#define AFK_CNT_GEMM_NT128 0
#define AFK_CNT_GEMM_NT256 1
#define AFK_CNT_GEMM_NN256 2
#define AFK_CNT_GEMM_TN256 3
#define AFK_CNT_GEMM_SPLITK 4
#define AFK_CNT_GEMV 5
#define AFK_CNT_ATTN2_FWD_D64 6
#define AFK_CNT_ATTN2_FWD_D128 7
#define AFK_CNT_ATTN2_BWD_D64 8
#define AFK_CNT_ATTN2_BWD_D128 9
#define AFK_CNT_GQA_REDUCE 10
#define AFK_CNT_XATTN_FWD 11
#define AFK_CNT_XATTN_BWD 12
#define AFK_CNT_ATTN1_FWD 13
#define AFK_CNT_ATTN1_BWD 14
#define AFK_CNT_GEMM_GENERIC 15
#define AFK_CNT_MAX 16
int afk_kernel_counts(int64_t* host_out, int n);
int afk_kernel_counts_reset(void);

int afk_prof_enable(int on);
int afk_prof_reset(void);
int afk_prof_collect(double* host_total_ms, double* host_total_flops, int64_t* host_launches);
int afk_prof_dump(const char* host_path);

int afk_gemm_set_variant(int variant);
int afk_gemm_set_mfma(int v);
int afk_gemm_mfma_shapes(int form);
#define AFK_GEMM_BIAS 1
#define AFK_GEMM_GELU 2
#define AFK_GEMM_RESIDUAL 4
#define AFK_GEMM_OUT_F32 8
#define AFK_GEMM_ACCUM 16
#define AFK_GEMM_SWIGLU_BWD 32
#define AFK_GEMM_ROPE 128
#define AFK_GEMM_SWIGLU_FWD 64
int afk_gemm_nt_bf16(const void* A, int64_t lda, const void* B, int64_t ldb, void* C, int64_t ldc,
                     int M, int N, int K, const void* bias, const void* residual, int64_t ldr,
                     int res_mod, void* preact_out, float alpha, int flags, void* stream);
int afk_gemm_bf16(int trans_a, int trans_b, const void* A, int64_t lda, const void* B, int64_t ldb, void* C,
                  int64_t ldc, int M, int N, int K, const void* bias, const void* residual, int64_t ldr,
                  int res_mod, void* preact_out, float alpha, int flags, void* stream);
int afk_gemm_nt_bf16_rope(const void* A, int64_t lda, const void* B, int64_t ldb, void* C, int64_t ldc, int M, int N, int K, const void* bias,
                          const void* cos_t, const void* sin_t, const int* pos, int S, int rope_cols, const void* cos_lanes, const void* sin_lanes, void* stream);
int afk_gemm_nt_bf16_splitk(const void* A, int64_t lda, const void* B, int64_t ldb, void* C, int64_t ldc, int M, int N, int K,
                            const void* bias, const void* residual, int64_t ldr, int res_mod, void* preact_out, float alpha,
                            int flags, int splits, void* workspace, void* stream);
int afk_gemm_bf16_splitk(int trans_a, int trans_b, const void* A, int64_t lda, const void* B, int64_t ldb, void* C, int64_t ldc,
                         int M, int N, int K, const void* bias, const void* residual, int64_t ldr, int res_mod, void* preact_out,
                         float alpha, int flags, int splits, void* workspace, void* stream);


int afk_norm_bwd_blocks(int64_t rows);
int afk_layernorm_fwd(const void* x, const void* w, const void* b, void* y, float* mean, float* rstd,
                      int64_t rows, int D, float eps, void* stream);
int afk_layernorm_bwd(const void* x, const void* w, const void* dy, const float* mean, const float* rstd,
                      void* dx, const void* dx_add, void* dw, void* db, int accumulate, float* workspace,
                      int64_t rows, int D, void* stream);
int afk_rmsnorm_fwd(const void* x, const void* w, void* y, float* rstd, int64_t rows, int D, float eps, void* stream);
int afk_gelu_bwd_colsum_parts(int64_t rows);
int afk_gelu_bwd_colsum(const void* dy, const void* pre, void* dx, int64_t rows, int C, void* colsum, int colsum_accumulate, float* workspace, void* stream);
int afk_layernorm_bwd_colsum(const void* x, const void* w, const void* dy, const float* mean, const float* rstd, void* dx, const void* dx_add, void* dw, void* db,
                             int accumulate, void* colsum, int colsum_accumulate, float* workspace, int64_t rows, int D, void* stream);
int afk_rmsnorm_bwd(const void* x, const void* w, const void* dy, const float* rstd, void* dx, const void* dx_add,
                    void* dw, int accumulate, float* workspace, int64_t rows, int D, void* stream);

§ §

From the data above, extract every line in its exact form.

#define AFK_CNT_GEMM_NT128 0
#define AFK_CNT_GEMM_NT256 1
#define AFK_CNT_GEMM_NN256 2
#define AFK_CNT_GEMM_TN256 3
#define AFK_CNT_GEMM_SPLITK 4
#define AFK_CNT_GEMV 5
#define AFK_CNT_ATTN2_FWD_D64 6
#define AFK_CNT_ATTN2_FWD_D128 7
#define AFK_CNT_ATTN2_BWD_D64 8
#define AFK_CNT_ATTN2_BWD_D128 9
#define AFK_CNT_GQA_REDUCE 10
#define AFK_CNT_XATTN_FWD 11
#define AFK_CNT_XATTN_BWD 12
#define AFK_CNT_ATTN1_FWD 13
#define AFK_CNT_ATTN1_BWD 14
#define AFK_CNT_GEMM_GENERIC 15
#define AFK_CNT_MAX 16
int afk_kernel_counts(int64_t* host_out, int n);
int afk_kernel_counts_reset(void);

int afk_prof_enable(int on);
int afk_prof_reset(void);
int afk_prof_collect(double* host_total_ms, double* host_total_flops, int64_t* host_launches);
int afk_prof_dump(const char* host_path);

int afk_gemm_set_variant(int variant);
int afk_gemm_set_mfma(int v);
int afk_gemm_mfma_shapes(int form);
#define AFK_GEMM_BIAS 1
#define AFK_GEMM_GELU 2
#define AFK_GEMM_RESIDUAL 4
#define AFK_GEMM_OUT_F32 8
#define AFK_GEMM_ACCUM 16
#define AFK_GEMM_SWIGLU_BWD 32
#define AFK_GEMM_ROPE 128
#define AFK_GEMM_SWIGLU_FWD 64
int afk_gemm_nt_bf16(const void* A, int64_t lda, const void* B, int64_t ldb, void* C, int64_t ldc,
                     int M, int N, int K, const void* bias, const void* residual, int64_t ldr,
                     int res_mod, void* preact_out, float alpha, int flags, void* stream);
int afk_gemm_bf16(int trans_a, int trans_b, const void* A, int64_t lda, const void* B, int64_t ldb, void* C,
                  int64_t ldc, int M, int N, int K, const void* bias, const void* residual, int64_t ldr,
                  int res_mod, void* preact_out, float alpha, int flags, void* stream);
int afk_gemm_nt_bf16_rope(const void* A, int64_t lda, const void* B, int64_t ldb, void* C, int64_t ldc, int M, int N, int K, const void* bias,
                          const void* cos_t, const void* sin_t, const int* pos, int S, int rope_cols, const void* cos_lanes, const void* sin_lanes, void* stream);
int afk_gemm_nt_bf16_splitk(const void* A, int64_t lda, const void* B, int64_t ldb, void* C, int64_t ldc, int M, int N, int K,
                            const void* bias, const void* residual, int64_t ldr, int res_mod, void* preact_out, float alpha,
                            int flags, int splits, void* workspace, void* stream);
int afk_gemm_bf16_splitk(int trans_a, int trans_b, const void* A, int64_t lda, const void* B, int64_t ldb, void* C, int64_t ldc,
                         int M, int N, int K, const void* bias, const void* residual, int64_t ldr, int res_mod, void* preact_out,
                         float alpha, int flags, int splits, void* workspace, void* stream);


int afk_norm_bwd_blocks(int64_t rows);
int afk_layernorm_fwd(const void* x, const void* w, const void* b, void* y, float* mean, float* rstd,
                      int64_t rows, int D, float eps, void* stream);
int afk_layernorm_bwd(const void* x, const void* w, const void* dy, const float* mean, const float* rstd,
                      void* dx, const void* dx_add, void* dw, void* db, int accumulate, float* workspace,
                      int64_t rows, int D, void* stream);
int afk_rmsnorm_fwd(const void* x, const void* w, void* y, float* rstd, int64_t rows, int D, float eps, void* stream);
int afk_gelu_bwd_colsum_parts(int64_t rows);
int afk_gelu_bwd_colsum(const void* dy, const void* pre, void* dx, int64_t rows, int C, void* colsum, int colsum_accumulate, float* workspace, void* stream);
int afk_layernorm_bwd_colsum(const void* x, const void* w, const void* dy, const float* mean, const float* rstd, void* dx, const void* dx_add, void* dw, void* db,
                             int accumulate, void* colsum, int colsum_accumulate, float* workspace, int64_t rows, int D, void* stream);
int afk_rmsnorm_bwd(const void* x, const void* w, const void* dy, const float* rstd, void* dx, const void* dx_add,
                    void* dw, int accumulate, float* workspace, int64_t rows, int D, void* stream);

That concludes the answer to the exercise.